Optimizing Database Queries with Indexes in Python
Database indexes are crucial for improving query performance, especially in large datasets. This challenge tasks you with creating a Python function that simulates the creation of indexes on a simplified database table represented as a list of dictionaries. Understanding how to create and utilize indexes is fundamental for efficient data retrieval.
Problem Description
You are given a list of dictionaries representing a database table. Each dictionary represents a row in the table, and the keys represent column names. Your task is to implement a function create_index that takes the table (list of dictionaries) and a column name as input and returns a dictionary representing the index. The index should map the unique values of the specified column to a list of row indices where those values appear.
Key Requirements:
- The function must handle duplicate values in the specified column. The index should store all row indices associated with a given value.
- The function should be efficient, especially for large tables.
- The function should return an empty index if the specified column does not exist in any of the rows.
Expected Behavior:
The create_index function should return a dictionary where:
- Keys are the unique values found in the specified column.
- Values are lists of integers representing the indices of the rows in the original table where the corresponding key value is found.
Edge Cases to Consider:
- Empty table: The function should return an empty dictionary.
- Column not present: The function should return an empty dictionary.
- Column with all identical values: The index should map the value to a list containing all row indices.
- Large table: The function should perform reasonably well (avoiding excessive memory usage or slow execution).
Examples
Example 1:
Input: table = [{'id': 1, 'name': 'Alice', 'city': 'New York'}, {'id': 2, 'name': 'Bob', 'city': 'London'}, {'id': 3, 'name': 'Charlie', 'city': 'New York'}]
column_name = 'city'
Output: {'New York': [0, 2], 'London': [1]}
Explanation: The index maps 'New York' to rows 0 and 2, and 'London' to row 1.
Example 2:
Input: table = [{'id': 1, 'name': 'Alice'}, {'id': 2, 'name': 'Bob'}, {'id': 3, 'name': 'Alice'}]
column_name = 'name'
Output: {'Alice': [0, 2], 'Bob': [1]}
Explanation: The index maps 'Alice' to rows 0 and 2, and 'Bob' to row 1.
Example 3:
Input: table = [{'id': 1, 'name': 'Alice'}, {'id': 2, 'name': 'Alice'}, {'id': 3, 'name': 'Alice'}]
column_name = 'name'
Output: {'Alice': [0, 1, 2]}
Explanation: All rows have the same value for 'name', so the index maps 'Alice' to all row indices.
Example 4:
Input: table = [{'id': 1, 'name': 'Alice'}, {'id': 2, 'name': 'Bob'}]
column_name = 'age'
Output: {}
Explanation: The column 'age' does not exist in the table, so an empty dictionary is returned.
Constraints
- The table will be a list of dictionaries.

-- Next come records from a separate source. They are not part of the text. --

template <int NS>
__global__ void __launch_bounds__(HS_THREADS, NS == 3 ? 6 : 4)
hmmset_eval_kernel(HmmSetDev s, HmmCtxDev c, const int16_t *__restrict__ senscr, const int64_t *__restrict__ row0,
                   const int32_t *__restrict__ n_rows, int t, int32_t *__restrict__ best_out)
{
    extern __shared__ __align__(16) int16_t srow[];
    __shared__ int red[HS_THREADS / 32];
    const int seg = blockIdx.y;
    if (n_rows && t >= n_rows[seg]) return;
    const int64_t n = s.seg_off[seg + 1] - s.seg_off[seg];
    const int64_t j0 = ((int64_t)blockIdx.x * HS_THREADS + threadIdx.x) * HS_V;
    if ((int64_t)blockIdx.x * HS_THREADS * HS_V >= n) return;
    constexpr int NL = NS > 0 ? NS : PSB_HMM_MAX_NSTATE;
    const int ns = NS > 0 ? NS : c.n_emit;
    const bool live = j0 < n;
    const int64_t i = s.seg_base[seg] + (live ? j0 : 0);
    const int64_t b32 = (i / HS_TS) * (int64_t)(2 * ns + 4) * HS_TS + (i % HS_TS);
    const int64_t b16 = (i / HS_TS) * (int64_t)(ns + 2) * HS_TS + (i % HS_TS);
    int32_t *score = s.i32 + b32, *hist = score + ns * HS_TS, *tail = score + 2 * ns * HS_TS;
    uint16_t *senid = s.u16 + b16;
    const uint16_t *ids = senid + ns * HS_TS;
    int4 sc[NL], hi[NL], osc, ohi, bst;
    uint2 sid[NL], tm = make_uint2(0u, 0u);
    uchar4 mp = make_uchar4(0, 0, 0, 0);
    if (live) {
#pragma unroll
        for (int k = 0; k < NL; ++k)
            if (k < ns) {
                sc[k] = __ldcs(reinterpret_cast<const int4 *>(score + k * HS_TS));
                hi[k] = __ldcs(reinterpret_cast<const int4 *>(hist + k * HS_TS));
                sid[k] = __ldcs(reinterpret_cast<const uint2 *>(senid + k * HS_TS));
            }
        osc = __ldcs(reinterpret_cast<const int4 *>(tail));
        ohi = __ldcs(reinterpret_cast<const int4 *>(tail + HS_TS));
        tm = __ldcs(reinterpret_cast<const uint2 *>(ids + HS_TS));
        mp = __ldcs(reinterpret_cast<const uchar4 *>(s.mpx + i));
    }
    __shared__ __align__(8) uint64_t row_bar;
    const int16_t *srow_al;
    {
        const int16_t *row = senscr + (row0 ? row0[seg] + t : (int64_t)t * gridDim.y + seg) * c.n_sen;
        const uintptr_t a = reinterpret_cast<uintptr_t>(row);
        const unsigned mis = (unsigned)(a & 15), nbytes = (unsigned)c.n_sen * 2;
        unsigned head = (16 - mis) & 15;
        if (head > nbytes) head = nbytes;
        const unsigned body = (nbytes - head) & ~15u, tail = nbytes - head - body;
        unsigned char *dst = reinterpret_cast<unsigned char *>(srow) + mis;
        if (threadIdx.x == 0) {
            mbar_init(&row_bar, 1);
            asm volatile("fence.mbarrier_init.release.cluster;" ::: "memory");
            if (body) {
                mbar_expect_tx(&row_bar, body);
                tma_bulk_g2s(dst + head, reinterpret_cast<const unsigned char *>(row) + head, body, &row_bar);
            }
        }
        const unsigned hn = head >> 1, tn = tail >> 1;
        if (threadIdx.x < hn) reinterpret_cast<int16_t *>(dst)[threadIdx.x] = row[threadIdx.x];
        if (threadIdx.x >= 32 && threadIdx.x < 32 + tn)
            reinterpret_cast<int16_t *>(dst + head + body)[threadIdx.x - 32] = row[((head + body) >> 1) + threadIdx.x - 32];
        srow_al = reinterpret_cast<const int16_t *>(dst);
        __syncthreads();
        if (body) mbar_wait(&row_bar, 0u);
    }
    int best = PSB_WORST_SCORE;
    if (live) {
        bool any_mpx = false;
#pragma unroll
        for (int q = 0; q < HS_V; ++q) {
            HmmReg h;
#pragma unroll
            for (int k = 0; k < PSB_HMM_MAX_NSTATE; ++k) {
                const bool in = k < NL && k < ns;
                h.score[k] = in ? comp(sc[k < NL ? k : 0], q) : PSB_WORST_SCORE;
                h.hist[k] = in ? comp(hi[k < NL ? k : 0], q) : -1;
                const unsigned w = (q < 2) ? sid[k < NL ? k : 0].x : sid[k < NL ? k : 0].y;
                h.senid[k] = in ? (int)((q & 1) ? (w >> 16) : (w & 0xffffu)) : PSB_BAD_SSID;
            }
            h.out_score = comp(osc, q);
            h.out_hist = comp(ohi, q);
            h.best = PSB_WORST_SCORE;
            const unsigned tw = (q < 2) ? tm.x : tm.y;
            const int tmatid = (int16_t)((q & 1) ? (tw >> 16) : (tw & 0xffffu));
// ... 194 lines not shown
            if (NS == 3) {
                int (&s3)[3] = *reinterpret_cast<int (*)[3]>(sc[v]);
                int (&h3)[3] = *reinterpret_cast<int (*)[3]>(hi[v]);
                bb = hmm_step_3st_dec<decltype(s1_known)::value>(s3, h3, osc[v], ohi[v], tk[v], score_at(sid[v][0]), score_at(sid[v][1]),
                                      score_at(sid[v][NS > 2 ? 2 : 0]));
            }
            else {
                HmmReg h;
                int obs[PSB_HMM_MAX_NSTATE];
#pragma unroll
                for (int k = 0; k < PSB_HMM_MAX_NSTATE; ++k) {
                    h.score[k] = k < NS ? sc[v][k < NS ? k : 0] : PSB_WORST_SCORE;
                    h.hist[k] = k < NS ? hi[v][k < NS ? k : 0] : -1;
                    h.senid[k] = 0;
                    obs[k] = k < NS ? -score_at(sid[v][k < NS ? k : 0]) : 0;
                }
                h.out_score = osc[v]; h.out_hist = ohi[v]; h.best = PSB_WORST_SCORE;
                bb = hmm_step_5st(h, tps + tmo[v], obs);
#pragma unroll
                for (int k = 0; k < NS; ++k) { sc[v][k] = h.score[k]; hi[v][k] = h.hist[k]; }
                osc[v] = h.out_score; ohi[v] = h.out_hist;
            }
            if (!LIVE_TEST || v * THREADS < rem) best = max(best, bb);
            best_final[v] = bb;
        }
        };
        if (NS == 3 && FAST && s1_live) frame_steps(std::true_type());
        else frame_steps(std::false_type());
        best = __reduce_max_sync(0xffffffffu, best);
        if (BEAM) cnt = __reduce_add_sync(0xffffffffu, cnt);
        const int slot = t % (2 * FR);
        if ((tid & 31) == 0) {
            red[slot][tid >> 5] = best;
            if (BEAM) redc[b][tid >> 5] = cnt;
        }
        if (FR > 1 && t % FR != FR - 1 && t + 1 < T) continue;
        const int tf = t - t % FR;
        __syncthreads();
        if (tid == 0 && !cta_empty)
#pragma unroll 1
            for (int u = tf + NBUF; u <= t + NBUF; ++u)
                if (u < T && tma_ok(u)) issue(u);
        if (tid < 32) {
            if (!BEAM) {
#pragma unroll 1
                for (int u = tf; u <= t; ++u) {
                    int v = tid < THREADS / 32 ? red[u % (2 * FR)][tid] : PSB_WORST_SCORE;
                    v = __reduce_max_sync(0xffffffffu, v);
                    if (tid == 0) atomicMax(best_out + (size_t)u * gridDim.y + seg, v);
                }
            }
            else {
                int v = tid < THREADS / 32 ? red[slot][tid] : PSB_WORST_SCORE;
                v = __reduce_max_sync(0xffffffffu, v);
                int cc = tid < THREADS / 32 ? redc[b][tid] : 0;
                cc = __reduce_add_sync(0xffffffffu, cc);
                if (tid == 0) mbar_expect_tx(&xbar[b], n_rank * 8u);
                if ((unsigned)tid < n_rank)
                    st_async_v2(mapa_shared(&cl_slot[b][my_rank], (unsigned)tid), (unsigned)v, (unsigned)cc,
                                mapa_shared(&xbar[b], (unsigned)tid));
            }
        }
        if (BEAM) {
            mbar_wait(&xbar[b], (unsigned)(t >> 1) & 1u);
            int seg_best = PSB_WORST_SCORE, seg_cnt = 0;
            for (unsigned r = 0; r < n_rank; ++r) {
                const int2 m = cl_slot[b][r];
                seg_best = max(seg_best, m.x);
                seg_cnt += m.y;
            }
            if (my_rank == 0 && tid == 0) {
                best_out[(size_t)t * gridDim.y + seg] = seg_best;
                if (n_active_out) n_active_out[(size_t)t * gridDim.y + seg] = seg_cnt;
            }
            hist[b ^ 1][tid] = 0u;
            int dyn = beam;
            if (maxhmmpf >= 0 && seg_cnt > maxhmmpf) {
                const int bw = -beam / 256;
#pragma unroll
                for (int v = 0; v < V; ++v)
                    if (act[v]) {
                        int bin = (seg_best - best_final[v]) / bw;
                        bin = bin > 255 ? 255 : bin;
                        atomicAdd(&hist[b][bin], 1u);
                    }
                if (tid == 0) found = 256;
                cluster_sync_all();
                unsigned tot = 0;
                for (unsigned r = 0; r < n_rank; ++r) tot += ld_cluster_u32(mapa_shared(&hist[b][tid], r));
                unsigned incl = tot;
#pragma unroll
                for (int o = 1; o < 32; o <<= 1) {
                    const unsigned y = __shfl_up_sync(0xffffffffu, incl, o);
                    if ((tid & 31) >= o) incl += y;
                }
                if ((tid & 31) == 31) scan_w[tid >> 5] = incl;
                __syncthreads();
                for (int w = 0; w < (tid >> 5); ++w) incl += scan_w[w];
                if (incl > (unsigned)maxhmmpf) atomicMin(&found, tid);
                __syncthreads();
                dyn = -(found * bw);
            }
            const int thresh = seg_best + dyn;
#pragma unroll
            for (int v = 0; v < V; ++v)
                if (act[v] && !(best_final[v] > thresh)) {
#pragma unroll
                    for (int k = 0; k < NS; ++k) { sc[v][k] = PSB_WORST_SCORE; hi[v][k] = -1; }
                    osc[v] = PSB_WORST_SCORE; ohi[v] = -1; best_final[v] = PSB_WORST_SCORE;
                    act[v] = false;
                }
        }
    }
    if (BEAM) cluster_sync_all();
#pragma unroll
    for (int v = 0; v < V; ++v) {
        if (!live[v] || !touched[v]) continue;
        int32_t *p32 = state_i32(v);
#pragma unroll
        for (int k = 0; k < NS; ++k) {
            p32[k * HS_TS] = sc[v][k];
            p32[(NS + k) * HS_TS] = hi[v][k];
        }
        p32[2 * NS * HS_TS] = osc[v];
        p32[(2 * NS + 1) * HS_TS] = ohi[v];
        p32[(2 * NS + 2) * HS_TS] = best_final[v];
        if (BEAM) p32[(2 * NS + 3) * HS_TS] = act[v] ? frame0 + T : -1;
    }
}

}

- Each dictionary in the table will have string keys.
- The column name will be a string.
- The table size can be up to 10,000 rows.
- The number of unique values in the specified column will be up to 1,000.
- The function should execute in O(n) time, where n is the number of rows in the table.
Notes
Consider using a dictionary to store the index. Iterate through the table once to build the index. Think about how to efficiently handle duplicate values. The goal is to create a functional index, not to interact with a real database system. Focus on the logic of creating the index structure.